Dem Ergebnis meiner kleinen Umfrage kann ich mich voll und ganz anschließen.
Meine glücklichsten Momente sind die, wenn ich durch Zähigkeit, Ehrgeiz und Ausdauer meinen mir selbst gesteckten Ziele erreiche. Die Zusage zum Studium war ein solcher Moment, der erste und alle weiteren Buchverträge gehören natürlich auch dazu. Das Wörtchen „Ende“ unter einem Manuskript … jedes Mal ein Glücksmoment.
Und natürlich bin ich glücklich, dass ich Teil eines wunderbaren, lauten, bunt gewürfelten, liebenswerten Familien- und Freundeskreises bin.
Mich würde interessieren, wie Sie es schaffen so schnell so viele gute Bücher zu schreiben? Wie viele Seiten schreiben sie durchschnittlich am Tag?
Erst einmal danke für das Kompliment! 🙂 In den letzten fünf Jahren habe ich quasi alle Energie daran gesetzt, um als Autorin Fuß zu fassen. Ich habe in jeder freien Minute geschrieben und versucht, meine Bücher bekannt zu machen. Das war ein ziemlicher Kraftakt und nur möglich, weil meine Familie mich so toll unterstützt.
Ich versuche, vier bis fünf Mal in der Woche jeweils sechs bis zehn Seiten zu schreiben. Das klappt allerdings nicht immer.
Gab es schon einmal den Fall, dass Sie nach Veröffentlichung eines Ihrer Bücher plötzlich eine Idee hatten und in dem Moment die Geschichte anders geworden wäre? Oder sind Sie bisher immer zufrieden geblieben so wie das Buch geworden ist?
Na ja, im Grunde bin ich schon zufrieden. Dennoch versuche ich stets, mich weiterzuentwickeln, besser zu werden, noch mehr Leserinnen zu überzeugen. Und natürlich nehme ich mir Kritik auch zu Herzen.

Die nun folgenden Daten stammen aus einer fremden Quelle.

struct CreateClock {
  bool on;
  double* sink;
  std::chrono::steady_clock::time_point t0;
  explicit CreateClock(double* phases = nullptr)
      : on(env_int("PTK_CREATE_TIMING", 0) != 0), sink(phases), t0(std::chrono::steady_clock::now()) {}
  void lap(const char* what, int slot) {
    const auto t1 = std::chrono::steady_clock::now();
    const double ms = std::chrono::duration<double, std::milli>(t1 - t0).count();
    if (sink != nullptr && slot >= 0) sink[slot] += ms;
    if (on) std::fprintf(stderr, "[ptk create] %-28s %8.2f ms\n", what, ms);
    t0 = t1;
// ... 225 lines not shown
  std::mutex lock;
  std::thread threads[kMaxDevices];
  bool started[kMaxDevices] = {};
  void start(int32_t device) {
    if (device == kDeviceNone) return;
    const char* sw = std::getenv("PTK_EAGER_WARMUP");
    if (sw != nullptr && std::atoi(sw) == 0) return;
    int dev = device;
    if (dev < 0 && hipGetDevice(&dev) != hipSuccess) return;
    if (dev < 0 || dev >= kMaxDevices) return;
    std::lock_guard<std::mutex> hold(lock);
    if (started[dev]) return;
    started[dev] = true;
    threads[dev] = std::thread([dev] {
      if (hipSetDevice(dev) != hipSuccess) {
        (void)hipGetLastError();
        return;
      }
      hipLaunchKernelGGL(ptk_warm_kernel, dim3(1), dim3(1), 0, nullptr);
      ptkf::warm_knn();
      ptkf::warm_radius();
      ptkf::warm_nd();
      ptkf::warm_topo();
      ptkf::warm_count();
      ptkf::warm_f64();
      ptkf::warm_self();
      (void)hipDeviceSynchronize();
      (void)hipGetLastError();
    });
  }
  void wait(int32_t device) {
    int dev = device;
    if (dev < 0 && hipGetDevice(&dev) != hipSuccess) return;
    if (dev < 0 || dev >= kMaxDevices) return;
    std::lock_guard<std::mutex> hold(lock);
    if (threads[dev].joinable()) threads[dev].join();
  }
  ~ProcessWarmup() {
    for (auto& th : threads)
      if (th.joinable()) th.join();
  }
};
ProcessWarmup g_warmup;

int finish_create(ptk_tree* t, const float* points, int32_t device, ptk_tree** out) {
  if (t->root_min.empty()) {
    t->root_min.assign(t->dim, std::numeric_limits<float>::max());
    t->root_max.assign(t->dim, std::numeric_limits<float>::lowest());
    for (uint64_t i = 0; i < t->n_points; ++i)
      for (uint32_t d = 0; d < t->dim; ++d) {
        const float v = points[i * t->dim + d];
        t->root_min[d] = std::min(t->root_min[d], v);
        t->root_max[d] = std::max(t->root_max[d], v);
      }
  }
  if (device == kDeviceNone) {
    int rc = analyse(*t);
    if (rc != PTK_OK) {
      delete t;
      return rc;
    }
    t->device = kDeviceNone;
    *out = t;
    return PTK_OK;
  }
  int count = 0;
  if (hipGetDeviceCount(&count) != hipSuccess || count <= 0) {
    delete t;
    return fail(PTK_ERR_DEVICE, "no HIP device is visible");
  }
  int dev = device;
  if (dev < 0 && hipGetDevice(&dev) != hipSuccess) dev = 0;
  if (dev >= count) {
    delete t;
    return fail(PTK_ERR_INVALID, "device %d out of range (%d visible)", dev, count);
  }
  t->device = dev;
  DeviceGuard guard(dev);
  if (!guard.ok) {
    delete t;
    return fail(PTK_ERR_DEVICE, "hipSetDevice(%d) failed", dev);
  }
  {
    hipDeviceProp_t prop;
    if (hipGetDeviceProperties(&prop, dev) == hipSuccess) {
      if (prop.multiProcessorCount > 0) t->cus = prop.multiProcessorCount;
      if (prop.maxSharedMemoryPerMultiProcessor > 0) t->lds_per_cu = prop.maxSharedMemoryPerMultiProcessor;
      const size_t optin = prop.sharedMemPerBlockOptin > 0 ? (size_t)prop.sharedMemPerBlockOptin : (size_t)prop.sharedMemPerBlock;
      if (optin > 0) t->lds_per_block = std::min(optin, t->lds_per_cu);
      t->hbm_bytes = prop.totalGlobalMem;
    } else {
      (void)hipGetLastError();
    }
  }
  int rc = upload(*t, points);
  if (rc != PTK_OK) {
    ptk_tree_destroy(t);
    return rc;
  }
  *out = t;
  return PTK_OK;
}

bool want_reorder(const ptk_tree* t, uint64_t nq) {
  const int mode = t->reorder.load();
  if (mode == PTK_REORDER_ON) return nq > 1;
  if (mode == PTK_REORDER_OFF) return false;
  return nq >= 8192;
}

int morton_bits(uint64_t nq) { return nq < (1ull << 20) ? 16 : 24; }

void axis_bits(const ptk_tree* t, int bits, uint32_t b[3]) {
  b[0] = b[1] = b[2] = 0;
  const uint32_t axes = t->dim < 3 ? t->dim : 3;
  double want[3] = {0, 0, 0};
  const double total = t->axis_splits[0] + t->axis_splits[1] + t->axis_splits[2];
  for (uint32_t a = 0; a < axes; ++a) want[a] = total > 0.0 ? bits * t->axis_splits[a] / total : (double)bits / axes;
  for (int given = 0; given < bits; ++given) {
    int best = -1;
    for (uint32_t a = 0; a < axes; ++a)
      if (b[a] < 15 && (best < 0 || want[a] - b[a] > want[best] - b[best])) best = (int)a;
    if (best < 0) break;
    ++b[best];
  }
}

using MortonSortConfig =
    rocprim::radix_sort_config<rocprim::default_config, rocprim::default_config, rocprim::default_config, 131072>;

size_t sort_tmp_bytes(uint64_t nq, int bits) {
  size_t tmp_bytes = 0;
  uint32_t* k32 = nullptr;
  (void)rocprim::radix_sort_pairs<MortonSortConfig>(nullptr, tmp_bytes, k32, k32, k32, k32, nq, 0, bits,
                                                    (hipStream_t) nullptr);
  return tmp_bytes + 256;
}

uint32_t sort_tile(uint64_t nq) {
  const uint64_t t = ((nq + 4095) / 4096 + 63) & ~(uint64_t)63;
  return (uint32_t)std::max<uint64_t>(t, (uint64_t)512);
}
uint32_t sort_tiles(uint64_t nq) { return (uint32_t)((nq + sort_tile(nq) - 1) / sort_tile(nq)); }
uint32_t sort_stride(uint64_t nq) { return (sort_tiles(nq) + 3u) & ~3u;  }
size_t own_sort_bytes(uint64_t nq) {
  const size_t stride = std::max<size_t>(sort_stride(nq), ((nq + ptk::kSortTile - 1) / ptk::kSortTile + 3) & ~(size_t)3);
  return ((size_t)ptk::kRadixBins * stride + ptk::kRadixBins) * 4 + 2 * nq * sizeof(uint2) + 1024;
}

bool block_sort(uint64_t nq) {
  const int mode = knob_int("sort_block", -1);
  return mode < 0 ? nq >= (3ull << 18) : mode != 0 && nq >= ptk::kSortTile;
}
bool own_sort(uint64_t nq) {
  if (nq >= (1ull << 31)) return false;
  return knob_int("sort", 1) != 0;
}

size_t permutation_scratch_bytes(uint64_t nq) { return 4 * (nq * 4) + sort_tmp_bytes(nq, 30) + own_sort_bytes(nq) + 1024; }

const uint32_t* sample_batch(const ptk_tree* t, const float* d_q, uint64_t nq, hipStream_t s, Scratch& scratch, int bits,
                             const float3& lo3, const float3& inv3, const uint3& b3) {
  if (nq < 8192) return nullptr;
  uint8_t* d_fail = scratch.take<uint8_t>(ptk::kCoherenceWindows);
  uint32_t* state = scratch.sample_state();
  if (d_fail == nullptr || state == nullptr) return nullptr;
  uint32_t lg = 0;
  while ((128ull << lg) <= nq) ++lg;
  const uint32_t max_log2 = (uint32_t)std::min(bits, std::max(bits - (int)lg, 0) + 5);
  hipLaunchKernelGGL(ptk::coherence_sample_kernel, dim3(ptk::kCoherenceWindows), dim3(64), 0, s, d_q, t->dim, nq, lo3, inv3,
                     b3, max_log2, d_fail, state);
  return state + 1;
}

int make_permutation(const ptk_tree* t, const float* d_q, uint64_t nq, hipStream_t s, Scratch& scratch,
                     uint32_t** perm, uint32_t heavy_first = 0, bool may_skip = false) {
  *perm = nullptr;
  if (nq >= (1ull << 32)) return fail(PTK_ERR_UNSUPPORTED, "batches of 2^32 or more queries are not supported");
  Timer timer(t, s);
  const int bits = morton_bits(nq);
  size_t tmp_bytes = sort_tmp_bytes(nq, bits);
  uint32_t* keys = scratch.take<uint32_t>(nq);
  uint32_t* keys_out = scratch.take<uint32_t>(nq);
  uint32_t* ids = scratch.take<uint32_t>(nq);
  uint32_t* ids_out = scratch.take<uint32_t>(nq);
  void* tmp = scratch.take<char>(tmp_bytes);
  if (!keys || !keys_out || !ids || !ids_out || !tmp) return fail(PTK_ERR_NOMEM, "scratch block too small");
  uint32_t b[3];
  axis_bits(t, bits, b);
  float lo[3] = {0, 0, 0}, inv[3] = {0, 0, 0};
  for (uint32_t d = 0; d < t->dim && d < 3; ++d) {
    lo[d] = t->root_min[d];
    const float ext = t->root_max[d] - t->root_min[d];
    inv[d] = ext > 0 ? (float)(1u << b[d]) / ext : 0.0f;
  }
  ptk::CellTable cells{};
  if (heavy_first != 0u && t->cells.occ != nullptr) {
    cells = t->cells;
    cells.key_bits = (uint32_t)bits;
    cells.mode = heavy_first;
  }
  const uint32_t* as_given = may_skip && own_sort(nq)
                                 ? sample_batch(t, d_q, nq, s, scratch, bits, make_float3(lo[0], lo[1], lo[2]),
                                                make_float3(inv[0], inv[1], inv[2]), make_uint3(b[0], b[1], b[2]))
                                 : nullptr;
  scratch.note_verdict(as_given);
  if (own_sort(nq)) {
    const bool blocks = block_sort(nq);
    const uint32_t tile = blocks ? ptk::kSortTile : sort_tile(nq);
    const uint32_t tiles = blocks ? (uint32_t)((nq + tile - 1) / tile) : sort_tiles(nq);
    const uint32_t stride = blocks ? (tiles + 3u) & ~3u : sort_stride(nq);
    uint32_t* hist = scratch.take<uint32_t>((size_t)ptk::kRadixBins * stride);
    uint32_t* totals = scratch.take<uint32_t>(ptk::kRadixBins);
    uint2* pairs_a = scratch.take<uint2>(nq);
    uint2* pairs_b = bits > 16 ? scratch.take<uint2>(nq) : pairs_a;
    if (!hist || !totals || !pairs_a || !pairs_b) return fail(PTK_ERR_NOMEM, "scratch block too small");
    const float3 lo3 = make_float3(lo[0], lo[1], lo[2]), inv3 = make_float3(inv[0], inv[1], inv[2]);
    const uint3 b3 = make_uint3(b[0], b[1], b[2]);
    const int passes = (bits + 7) / 8;
    const size_t smem = ptk::kRadixBins * 4;
    const uint2* in = nullptr;
    for (int p = 0; p < passes; ++p) {
      const uint32_t shift = 8u * (uint32_t)p;
      const bool first = p == 0, last = p + 1 == passes;
      uint2* out = in == pairs_a ? pairs_b : pairs_a;
      if (blocks && first)
        hipLaunchKernelGGL((ptk::radix_block_hist_kernel<true>), dim3(tiles), dim3(ptk::kSortBlock), smem, s, d_q, t->dim,
                           (uint32_t)nq, lo3, inv3, b3, keys, in, shift, stride, hist, cells, as_given);
      else if (blocks)
        hipLaunchKernelGGL((ptk::radix_block_hist_kernel<false>), dim3(tiles), dim3(ptk::kSortBlock), smem, s, d_q, t->dim,
                           (uint32_t)nq, lo3, inv3, b3, keys, in, shift, stride, hist, ptk::CellTable{}, as_given);
      else if (first)
        hipLaunchKernelGGL((ptk::radix_hist_kernel<true>), dim3(tiles), dim3(64), smem, s, d_q, t->dim, (uint32_t)nq, lo3,
                           inv3, b3, keys, in, shift, tile, stride, hist, cells, as_given);
      else
        hipLaunchKernelGGL((ptk::radix_hist_kernel<false>), dim3(tiles), dim3(64), smem, s, d_q, t->dim, (uint32_t)nq, lo3,
                           inv3, b3, keys, in, shift, tile, stride, hist, ptk::CellTable{}, as_given);
      hipLaunchKernelGGL(ptk::radix_scan_kernel, dim3(ptk::kRadixBins), dim3(64), 0, s, hist, tiles, stride, totals);
#define PTK_SCATTER(F, L)                                                                                              \
  if (blocks)                                                                                                          \
    hipLaunchKernelGGL((ptk::radix_block_scatter_kernel<F, L>), dim3(tiles), dim3(ptk::kSortBlock),                    \
                       ptk::kSortScatterLds, s, keys, in, out, ids_out, (uint32_t)nq, shift, stride, hist, totals,     \
                       as_given);                                                                                      \
  else                                                                                                                 \
    hipLaunchKernelGGL((ptk::radix_scatter_kernel<F, L>), dim3(tiles), dim3(64), smem, s, keys, in, out, ids_out,      \
                       (uint32_t)nq, shift, tile, stride, hist, totals, as_given)
      if (first && last) PTK_SCATTER(true, true);
      else if (first) PTK_SCATTER(true, false);
      else if (last) PTK_SCATTER(false, true);
      else PTK_SCATTER(false, false);
#undef PTK_SCATTER
      in = out;
    }
    PTK_HIP(hipGetLastError());
    *perm = ids_out;
    scratch.note_order(1);
    timer.stop(1, 0);
    return PTK_OK;
  }
  {
    const uint32_t blocks = (uint32_t)((nq + ptk::kBlock - 1) / ptk::kBlock);
    hipLaunchKernelGGL(ptk::morton_kernel, dim3(blocks), dim3(ptk::kBlock), 0, s, d_q, t->dim, nq,
                       make_float3(lo[0], lo[1], lo[2]), make_float3(inv[0], inv[1], inv[2]),
                       make_uint3(b[0], b[1], b[2]), keys, ids, cells, (uint64_t)0);
  }
  PTK_HIP(rocprim::radix_sort_pairs<MortonSortConfig>(tmp, tmp_bytes, keys, keys_out, ids, ids_out, nq, 0, bits, s));
  *perm = ids_out;
  scratch.note_order(1);
  timer.stop(1, 0);
  return PTK_OK;
}
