# puzzlepaint/surfelmeshing

Measured on AMD Instinct MI355X. Metric: RGB-D frames/s integrated @640x480, 5M live surfels; achieved HBM GB/s, higher is better.
Workload: dtype f32; 1 GPU; C2: synthetic room stream 640x480, raw depth + colour frames resident in HBM, full preprocessing + Integrate per frame, 4912850 live surfels (6250000 slots), steady-state re-traversal; max_surfel_count=6250000, streams=1, parallelism=1 independent stream per GPU

## Files before the change

surfelmeshing_amd/csrc/smx_recon.hip:

```cpp
#include <math.h>
#include <cmath>
#include <stdlib.h>
#include <string.h>

#include <algorithm>
#include <atomic>
#include <vector>

#include "smx_recon_state.hpp"
#include "smx_mesh.hpp"
#include <hip/hip_ext.h>

using namespace smx;

namespace {

struct FrameCtx {
  Mat34 L;
  Mat34 G;
  float fx, fy, cx, cy;
  Unproj up;
  float inv_depth_scaling;
  float sensor_noise_factor;
  float cos_normal_compat;
// ... 395 lines not shown
        if (vis_bits & (1u << j)) L.vis_list[off++] = i0 + j;
      if (lds_tables) {
#pragma unroll
        for (int j = 0; j < 8; ++j)
          if (key[j] != kNoPair)
            pair_store(tb, key[j], i0 + (uint32_t)(j >> 1),
                       rank[j] != kInvalid ? pair_key[rank[j] >> 16] + (rank[j] & 0xFFFFu) : atomicAdd(&tb.count[(key[j] >> 10) * kCountStride], 1u));
      } else {
#pragma unroll
        for (int j = 0; j < 8; ++j)
          if (key[j] != kNoPair) pair_store(tb, key[j], i0 + (uint32_t)(j >> 1), atomicAdd(&tb.count[(key[j] >> 10) * kCountStride], 1u));
      }
      if (tid == 0) {
        L.vis_seg[seg_id] = total;
        L.seg_act[seg_id] = (total != 0 || box_part[0][7] + box_part[1][7] + box_part[2][7] + box_part[3][7] != 0.0f) ? 1 : 0;
        float lo[3] = {3.0e38f, 3.0e38f, 3.0e38f}, hi[3] = {-3.0e38f, -3.0e38f, -3.0e38f};
        int ns = (int)0x80000000;
        for (int w = 0; w < kBlock / 64; ++w) {
          for (int k = 0; k < 3; ++k) { lo[k] = fminf(lo[k], box_part[w][k]); hi[k] = fmaxf(hi[k], box_part[w][3 + k]); }
          const int o = __float_as_int(box_part[w][6]);
          ns = o > ns ? o : ns;
        }
        box[0] = lo[0]; box[1] = lo[1]; box[2] = lo[2]; box[3] = hi[0]; box[4] = hi[1]; box[5] = hi[2];
        box[6] = __uint_as_float(in_seg);
        box[7] = __int_as_float(ns);
      }
    }
  }
}

template <bool kUseList>
__device__ __forceinline__ uint32_t walk_begin(const Chunks& ch, uint32_t n_slots_scan, uint32_t first, uint32_t& desc, uint32_t& cntv) {
  if (kUseList) {
    desc = ch.desc[(size_t)(first % kSubLists) * ch.stride + first / kSubLists];
    cntv = ch.count[(threadIdx.x % kSubLists) * kCountStride];
    keep(desc); keep(cntv);
    uint32_t longest = cntv;
#pragma unroll
    for (uint32_t off = kSubLists / 2; off > 0; off >>= 1) longest = max(longest, (uint32_t)__shfl_xor((int)longest, (int)off));
    return __builtin_amdgcn_readfirstlane(longest) * kSubLists;
  }
  desc = 0; cntv = 0;
  return (n_slots_scan + kBlock - 1) / kBlock;
}
template <bool kUseList>
__device__ __forceinline__ uint32_t walk_next(const Chunks& ch, uint32_t c, uint32_t n_steps) {
  return (kUseList && c < n_steps) ? ch.desc[(size_t)(c % kSubLists) * ch.stride + c / kSubLists] : 0u;
}
__device__ __forceinline__ bool walk_step_valid(uint32_t c, uint32_t cntv) {
  const uint32_t k = __builtin_amdgcn_readfirstlane(c % kSubLists);
  return c / kSubLists < (uint32_t)__builtin_amdgcn_readlane((int)cntv, (int)k);
}
template <bool kUseList>
__device__ __forceinline__ uint32_t vis_load(const Lists& L, uint32_t c) {
  if (!kUseList) return 0u;
  const uint32_t e = min((c / kSubLists) * (uint32_t)kBlock + threadIdx.x, L.vis_region - 1u);
  return L.vis_list[(size_t)(c % kSubLists) * L.vis_region + e];
}
template <bool kUseList>
__device__ __forceinline__ uint32_t vis_begin(const Lists& L, uint32_t n_slots_scan, uint32_t first, uint32_t& ent, uint32_t& cntv) {
  if (kUseList) {
    ent = vis_load<true>(L, first);
    cntv = L.vis_chunks.count[(threadIdx.x % kSubLists) * kCountStride];
    keep(ent); keep(cntv);
    uint32_t longest = (cntv + (uint32_t)kBlock - 1u) / (uint32_t)kBlock;
#pragma unroll
    for (uint32_t off = kSubLists / 2; off > 0; off >>= 1) longest = max(longest, (uint32_t)__shfl_xor((int)longest, (int)off));
    return __builtin_amdgcn_readfirstlane(longest) * kSubLists;
  }
  ent = 0; cntv = 0;
  return (n_slots_scan + kBlock - 1) / kBlock;
}
template <bool kUseList>
__device__ __forceinline__ bool vis_entry(uint32_t ent, uint32_t c, uint32_t cntv, uint32_t n_slots_scan, uint32_t lane, uint32_t& i) {
  if (kUseList) {
    const uint32_t k = __builtin_amdgcn_readfirstlane(c % kSubLists);
    const uint32_t len = (uint32_t)__builtin_amdgcn_readlane((int)cntv, (int)k);
    i = ent;
    return (c / kSubLists) * (uint32_t)kBlock + lane < len;
  }
  i = c * kBlock + lane;
  return i < n_slots_scan;
}
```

Beispiel: Im Fall von „Ich heirate einen Arsch“ kritisieren etliche Leserinnen das Ende, einige sind sogar richtig schwer enttäuscht.
Als ich den Schluss so geschrieben habe, wie er ist, war ich selbst von Herzen überzeugt davon, auch wenn ich wusste, dass das Ende nicht unbedingt genretypisch und somit ein Wagnis ist. Jedoch war ich sicher, dass die Leserinnen das sicherlich nachvollziehbar finden und damit einverstanden sind. Doch unterdessen muss ich einsehen, dass ich mich getäuscht habe. Etliche Leserinnen haben mir gesagt, dass sie mit der Entscheidung meiner Protagonistin Luisa nicht mitgehen können. Da bin ich wohl zu sehr von mir selbst und meiner Sicht auf die Beziehung der beiden ausgegangen.
„Ich heirate einen Arsch“ wird aus zweierlei Perspektiven erzählt. Aus einem männlichen und aus dem weiblichen. Dazu haben Sie dieses Buch zusammen mit Leif Lasse Andersson geschrieben. Wie lief die Zusammenarbeit, wie wurde das Buch geplant und von wem kam die Idee?
Die Idee stammt von Leif Lasse und ich hab ihm, als ich davon erfuhr, gesagt: Ähm … du Leif Lasse, kannst du das bitte gefälligst mit mir schreiben? Ich finde die Idee nämlich genial.
Da hatte ich ein Glück, dass er einverstanden war. Dann haben wir uns voller Eifer ins Projekt gestürzt. Die Zusammenarbeit vergleiche ich gern mit einer Achterbahnfahrt – von wohligem Bauchkribbeln, bis wildem Geschrei, über den Wunsch auszusteigen, bis hin zu großer Freude darüber, diesen genialen Kerl und Kollegen getroffen zu haben, war so ziemlich alles an Emotionen dabei. Jedenfalls von meiner Seite her. 🙂
Einen Roman miteinander zu schreiben, ist zeitweise nicht so einfach. Zumal man als Autor ja in der Regel ein Einzelkämpfer ist.
Neben all den tobenden Emotionen haben wir dennoch ausgesprochen diszipliniert gearbeitet -geschrieben, diskutiert, gekürzt, geändert und uns miteinander über unsere Protagonisten ausgetauscht.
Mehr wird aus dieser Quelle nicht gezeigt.